▸ Exercise aim
Return all lines of the records that contain the word "weight".

■ ■ ■ ■

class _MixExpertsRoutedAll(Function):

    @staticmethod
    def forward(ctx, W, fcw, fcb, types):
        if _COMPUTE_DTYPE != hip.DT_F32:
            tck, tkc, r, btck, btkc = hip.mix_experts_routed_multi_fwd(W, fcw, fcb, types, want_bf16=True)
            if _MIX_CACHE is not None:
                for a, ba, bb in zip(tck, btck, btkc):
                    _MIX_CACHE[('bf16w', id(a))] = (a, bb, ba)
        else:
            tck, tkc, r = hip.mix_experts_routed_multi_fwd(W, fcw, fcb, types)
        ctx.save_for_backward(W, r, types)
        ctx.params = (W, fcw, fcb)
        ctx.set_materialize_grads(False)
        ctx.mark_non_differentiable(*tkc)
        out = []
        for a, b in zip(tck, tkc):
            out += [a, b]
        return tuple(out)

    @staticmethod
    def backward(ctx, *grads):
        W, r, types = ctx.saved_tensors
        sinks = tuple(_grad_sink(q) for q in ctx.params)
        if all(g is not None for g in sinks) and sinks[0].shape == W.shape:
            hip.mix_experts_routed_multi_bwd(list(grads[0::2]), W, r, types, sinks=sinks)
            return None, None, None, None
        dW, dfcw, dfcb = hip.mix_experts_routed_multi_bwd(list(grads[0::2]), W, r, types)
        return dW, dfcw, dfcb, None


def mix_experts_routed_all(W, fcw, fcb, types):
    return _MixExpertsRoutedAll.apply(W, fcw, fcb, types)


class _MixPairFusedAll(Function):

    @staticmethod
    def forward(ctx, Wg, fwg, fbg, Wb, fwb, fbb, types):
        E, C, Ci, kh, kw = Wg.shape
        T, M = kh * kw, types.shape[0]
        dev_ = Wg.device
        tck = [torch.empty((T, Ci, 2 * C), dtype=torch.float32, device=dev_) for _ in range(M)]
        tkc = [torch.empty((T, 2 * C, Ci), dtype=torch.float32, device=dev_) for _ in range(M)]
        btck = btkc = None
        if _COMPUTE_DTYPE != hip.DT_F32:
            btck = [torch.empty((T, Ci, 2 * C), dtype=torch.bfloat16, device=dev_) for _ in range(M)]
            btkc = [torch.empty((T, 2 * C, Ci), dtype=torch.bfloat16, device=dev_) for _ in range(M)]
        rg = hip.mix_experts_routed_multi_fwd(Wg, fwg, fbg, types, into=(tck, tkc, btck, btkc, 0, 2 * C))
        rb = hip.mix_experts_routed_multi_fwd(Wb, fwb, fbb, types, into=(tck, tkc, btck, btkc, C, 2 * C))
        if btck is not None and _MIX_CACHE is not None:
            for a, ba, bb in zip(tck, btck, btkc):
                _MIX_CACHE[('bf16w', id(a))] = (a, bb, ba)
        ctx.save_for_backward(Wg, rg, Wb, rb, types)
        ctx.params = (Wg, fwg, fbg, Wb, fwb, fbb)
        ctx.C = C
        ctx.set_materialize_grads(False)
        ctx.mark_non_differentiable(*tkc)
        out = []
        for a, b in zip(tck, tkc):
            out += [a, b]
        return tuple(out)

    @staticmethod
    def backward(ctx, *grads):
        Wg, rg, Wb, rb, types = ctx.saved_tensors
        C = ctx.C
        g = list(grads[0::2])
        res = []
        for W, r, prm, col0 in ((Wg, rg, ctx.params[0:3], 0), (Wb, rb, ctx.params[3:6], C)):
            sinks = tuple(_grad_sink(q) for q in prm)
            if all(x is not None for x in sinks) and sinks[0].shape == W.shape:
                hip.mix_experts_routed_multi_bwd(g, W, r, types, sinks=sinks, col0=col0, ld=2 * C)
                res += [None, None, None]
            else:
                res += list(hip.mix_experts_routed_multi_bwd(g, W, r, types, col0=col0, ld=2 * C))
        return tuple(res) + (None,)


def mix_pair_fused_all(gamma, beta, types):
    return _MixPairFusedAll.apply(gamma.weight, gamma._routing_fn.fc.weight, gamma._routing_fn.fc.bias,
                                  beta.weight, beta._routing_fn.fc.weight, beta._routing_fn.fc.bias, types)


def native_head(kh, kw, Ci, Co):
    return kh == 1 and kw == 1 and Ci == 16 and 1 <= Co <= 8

■ ■ ■ ■

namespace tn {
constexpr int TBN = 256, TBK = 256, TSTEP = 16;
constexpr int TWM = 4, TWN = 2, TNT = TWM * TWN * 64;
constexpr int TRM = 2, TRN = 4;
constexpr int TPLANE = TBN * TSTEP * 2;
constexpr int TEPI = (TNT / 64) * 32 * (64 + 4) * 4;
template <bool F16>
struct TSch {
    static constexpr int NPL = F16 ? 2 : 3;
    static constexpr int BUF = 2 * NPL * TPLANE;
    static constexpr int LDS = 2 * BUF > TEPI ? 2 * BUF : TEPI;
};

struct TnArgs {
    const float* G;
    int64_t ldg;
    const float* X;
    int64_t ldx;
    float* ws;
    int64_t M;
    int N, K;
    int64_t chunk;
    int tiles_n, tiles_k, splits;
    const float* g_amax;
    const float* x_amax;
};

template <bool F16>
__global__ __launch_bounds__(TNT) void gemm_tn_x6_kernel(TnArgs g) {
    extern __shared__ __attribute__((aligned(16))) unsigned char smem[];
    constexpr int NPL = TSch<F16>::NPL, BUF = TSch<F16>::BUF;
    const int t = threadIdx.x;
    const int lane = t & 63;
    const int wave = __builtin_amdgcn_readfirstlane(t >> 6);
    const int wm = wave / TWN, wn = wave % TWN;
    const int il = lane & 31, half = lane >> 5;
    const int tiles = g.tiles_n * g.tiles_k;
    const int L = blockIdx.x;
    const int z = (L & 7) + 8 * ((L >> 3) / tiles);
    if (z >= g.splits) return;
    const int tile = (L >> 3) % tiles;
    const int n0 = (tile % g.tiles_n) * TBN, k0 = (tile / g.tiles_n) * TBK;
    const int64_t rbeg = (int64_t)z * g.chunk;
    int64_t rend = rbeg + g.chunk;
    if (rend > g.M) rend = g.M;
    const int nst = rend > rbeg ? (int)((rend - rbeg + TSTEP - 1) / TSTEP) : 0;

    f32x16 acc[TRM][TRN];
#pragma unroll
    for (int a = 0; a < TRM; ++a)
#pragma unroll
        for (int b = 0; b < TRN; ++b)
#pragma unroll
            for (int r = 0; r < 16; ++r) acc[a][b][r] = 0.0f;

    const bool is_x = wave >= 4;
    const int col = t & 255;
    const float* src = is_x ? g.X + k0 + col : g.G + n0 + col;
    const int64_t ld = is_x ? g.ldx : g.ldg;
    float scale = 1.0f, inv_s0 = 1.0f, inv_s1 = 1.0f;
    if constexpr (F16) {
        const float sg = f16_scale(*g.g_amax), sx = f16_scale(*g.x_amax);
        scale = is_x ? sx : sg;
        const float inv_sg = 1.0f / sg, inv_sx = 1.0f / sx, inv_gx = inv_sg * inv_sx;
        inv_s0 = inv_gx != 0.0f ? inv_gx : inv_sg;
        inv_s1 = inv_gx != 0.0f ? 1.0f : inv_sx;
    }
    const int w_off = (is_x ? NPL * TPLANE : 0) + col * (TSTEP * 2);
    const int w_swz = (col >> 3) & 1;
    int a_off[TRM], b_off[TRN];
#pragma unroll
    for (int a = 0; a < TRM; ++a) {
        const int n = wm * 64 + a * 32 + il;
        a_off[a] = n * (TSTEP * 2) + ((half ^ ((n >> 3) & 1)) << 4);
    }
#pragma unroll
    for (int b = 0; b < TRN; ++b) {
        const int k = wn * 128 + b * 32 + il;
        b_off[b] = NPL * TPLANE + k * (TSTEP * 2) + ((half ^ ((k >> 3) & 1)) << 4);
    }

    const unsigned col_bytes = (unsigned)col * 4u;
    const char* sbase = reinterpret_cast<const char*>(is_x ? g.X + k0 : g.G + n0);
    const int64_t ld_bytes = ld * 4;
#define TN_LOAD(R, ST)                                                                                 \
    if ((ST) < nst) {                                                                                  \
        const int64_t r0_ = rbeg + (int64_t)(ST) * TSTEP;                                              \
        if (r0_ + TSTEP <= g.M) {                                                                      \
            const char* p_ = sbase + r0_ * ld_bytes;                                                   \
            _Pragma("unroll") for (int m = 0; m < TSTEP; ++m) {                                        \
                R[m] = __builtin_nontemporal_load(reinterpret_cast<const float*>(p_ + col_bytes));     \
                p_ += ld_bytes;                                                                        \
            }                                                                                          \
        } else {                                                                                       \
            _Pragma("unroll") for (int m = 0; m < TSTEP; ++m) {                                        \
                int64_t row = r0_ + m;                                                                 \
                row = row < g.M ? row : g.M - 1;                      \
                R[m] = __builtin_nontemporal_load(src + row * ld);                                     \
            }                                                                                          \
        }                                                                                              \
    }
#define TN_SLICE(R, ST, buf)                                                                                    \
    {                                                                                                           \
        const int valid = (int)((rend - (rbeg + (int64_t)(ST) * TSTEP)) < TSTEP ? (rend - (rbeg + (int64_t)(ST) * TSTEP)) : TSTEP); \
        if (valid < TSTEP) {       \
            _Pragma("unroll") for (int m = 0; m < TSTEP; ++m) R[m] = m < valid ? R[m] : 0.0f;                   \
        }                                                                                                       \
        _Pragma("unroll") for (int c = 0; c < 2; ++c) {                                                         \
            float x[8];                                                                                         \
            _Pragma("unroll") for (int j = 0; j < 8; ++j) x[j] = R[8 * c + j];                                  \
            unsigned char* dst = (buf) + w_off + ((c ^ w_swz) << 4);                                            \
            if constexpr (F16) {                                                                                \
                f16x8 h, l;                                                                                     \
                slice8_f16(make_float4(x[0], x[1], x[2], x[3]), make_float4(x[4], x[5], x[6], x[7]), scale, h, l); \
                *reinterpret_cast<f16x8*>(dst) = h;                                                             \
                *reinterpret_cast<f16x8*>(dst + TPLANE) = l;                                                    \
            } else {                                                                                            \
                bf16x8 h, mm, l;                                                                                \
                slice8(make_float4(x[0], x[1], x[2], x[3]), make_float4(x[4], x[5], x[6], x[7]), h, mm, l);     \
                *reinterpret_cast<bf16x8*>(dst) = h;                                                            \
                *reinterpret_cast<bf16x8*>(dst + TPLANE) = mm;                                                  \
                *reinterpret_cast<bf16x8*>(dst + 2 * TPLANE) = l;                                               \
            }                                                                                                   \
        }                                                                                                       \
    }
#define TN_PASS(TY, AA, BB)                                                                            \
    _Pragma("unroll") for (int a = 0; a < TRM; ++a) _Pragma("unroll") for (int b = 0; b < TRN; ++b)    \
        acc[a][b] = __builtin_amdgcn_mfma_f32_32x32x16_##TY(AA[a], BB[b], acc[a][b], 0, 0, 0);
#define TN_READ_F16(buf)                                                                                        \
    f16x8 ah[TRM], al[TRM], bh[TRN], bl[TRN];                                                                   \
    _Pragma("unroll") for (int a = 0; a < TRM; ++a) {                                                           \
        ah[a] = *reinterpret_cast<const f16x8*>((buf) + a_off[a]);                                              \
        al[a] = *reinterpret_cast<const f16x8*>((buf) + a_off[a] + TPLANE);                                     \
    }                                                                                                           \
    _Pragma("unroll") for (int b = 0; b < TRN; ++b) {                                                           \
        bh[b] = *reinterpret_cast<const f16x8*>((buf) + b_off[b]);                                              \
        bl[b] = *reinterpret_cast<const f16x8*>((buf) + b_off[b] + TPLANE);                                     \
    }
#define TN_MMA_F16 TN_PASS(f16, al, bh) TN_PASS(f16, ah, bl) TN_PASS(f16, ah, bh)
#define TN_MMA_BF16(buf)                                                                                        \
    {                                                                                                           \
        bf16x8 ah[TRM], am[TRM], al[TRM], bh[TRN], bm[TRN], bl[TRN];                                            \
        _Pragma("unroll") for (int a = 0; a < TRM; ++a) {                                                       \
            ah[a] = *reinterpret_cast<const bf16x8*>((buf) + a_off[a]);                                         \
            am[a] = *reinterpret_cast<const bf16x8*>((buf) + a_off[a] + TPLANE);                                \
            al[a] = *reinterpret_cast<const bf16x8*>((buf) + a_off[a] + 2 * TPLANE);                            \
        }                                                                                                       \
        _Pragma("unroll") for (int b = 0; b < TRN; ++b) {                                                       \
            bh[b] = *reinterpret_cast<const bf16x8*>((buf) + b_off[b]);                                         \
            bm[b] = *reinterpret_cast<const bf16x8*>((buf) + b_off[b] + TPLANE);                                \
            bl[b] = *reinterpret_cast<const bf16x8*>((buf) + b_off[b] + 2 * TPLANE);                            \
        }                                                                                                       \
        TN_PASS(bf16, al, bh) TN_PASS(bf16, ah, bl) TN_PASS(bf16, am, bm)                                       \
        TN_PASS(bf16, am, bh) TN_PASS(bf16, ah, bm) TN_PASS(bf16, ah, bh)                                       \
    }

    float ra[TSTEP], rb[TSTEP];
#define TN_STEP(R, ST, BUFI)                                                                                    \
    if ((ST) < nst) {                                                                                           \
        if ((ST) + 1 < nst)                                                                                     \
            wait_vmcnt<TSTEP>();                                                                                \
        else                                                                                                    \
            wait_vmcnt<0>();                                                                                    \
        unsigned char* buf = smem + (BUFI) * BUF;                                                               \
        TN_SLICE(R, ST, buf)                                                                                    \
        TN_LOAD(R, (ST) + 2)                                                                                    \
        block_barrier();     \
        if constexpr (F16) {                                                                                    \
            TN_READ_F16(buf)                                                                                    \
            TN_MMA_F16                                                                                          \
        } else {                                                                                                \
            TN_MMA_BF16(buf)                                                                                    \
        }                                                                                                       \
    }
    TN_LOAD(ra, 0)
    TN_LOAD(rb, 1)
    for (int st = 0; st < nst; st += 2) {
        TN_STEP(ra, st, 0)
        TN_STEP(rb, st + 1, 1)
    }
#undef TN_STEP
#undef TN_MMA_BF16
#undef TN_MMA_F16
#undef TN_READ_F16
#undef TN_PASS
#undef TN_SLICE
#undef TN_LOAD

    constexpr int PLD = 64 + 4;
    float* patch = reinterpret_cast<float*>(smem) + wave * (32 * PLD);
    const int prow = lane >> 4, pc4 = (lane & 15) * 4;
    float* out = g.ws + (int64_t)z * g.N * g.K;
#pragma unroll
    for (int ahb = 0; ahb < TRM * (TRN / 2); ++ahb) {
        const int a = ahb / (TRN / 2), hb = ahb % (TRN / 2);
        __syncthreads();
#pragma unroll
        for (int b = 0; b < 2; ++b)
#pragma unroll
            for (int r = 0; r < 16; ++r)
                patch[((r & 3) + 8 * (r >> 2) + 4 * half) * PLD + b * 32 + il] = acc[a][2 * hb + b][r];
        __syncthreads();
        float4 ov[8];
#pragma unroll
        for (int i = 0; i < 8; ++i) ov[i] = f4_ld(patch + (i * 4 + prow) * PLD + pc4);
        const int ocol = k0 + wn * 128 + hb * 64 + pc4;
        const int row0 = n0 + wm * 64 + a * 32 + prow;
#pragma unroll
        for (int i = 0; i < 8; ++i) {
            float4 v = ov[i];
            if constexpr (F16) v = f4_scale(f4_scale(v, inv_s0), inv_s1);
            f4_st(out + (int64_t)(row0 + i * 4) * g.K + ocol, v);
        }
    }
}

■ ■ ■ ■

▸ Solution to this task
    return _MixPairFusedAll.apply(gamma.weight, gamma._routing_fn.fc.weight, gamma._routing_fn.fc.bias,
                                  beta.weight, beta._routing_fn.fc.weight, beta._routing_fn.fc.bias, types)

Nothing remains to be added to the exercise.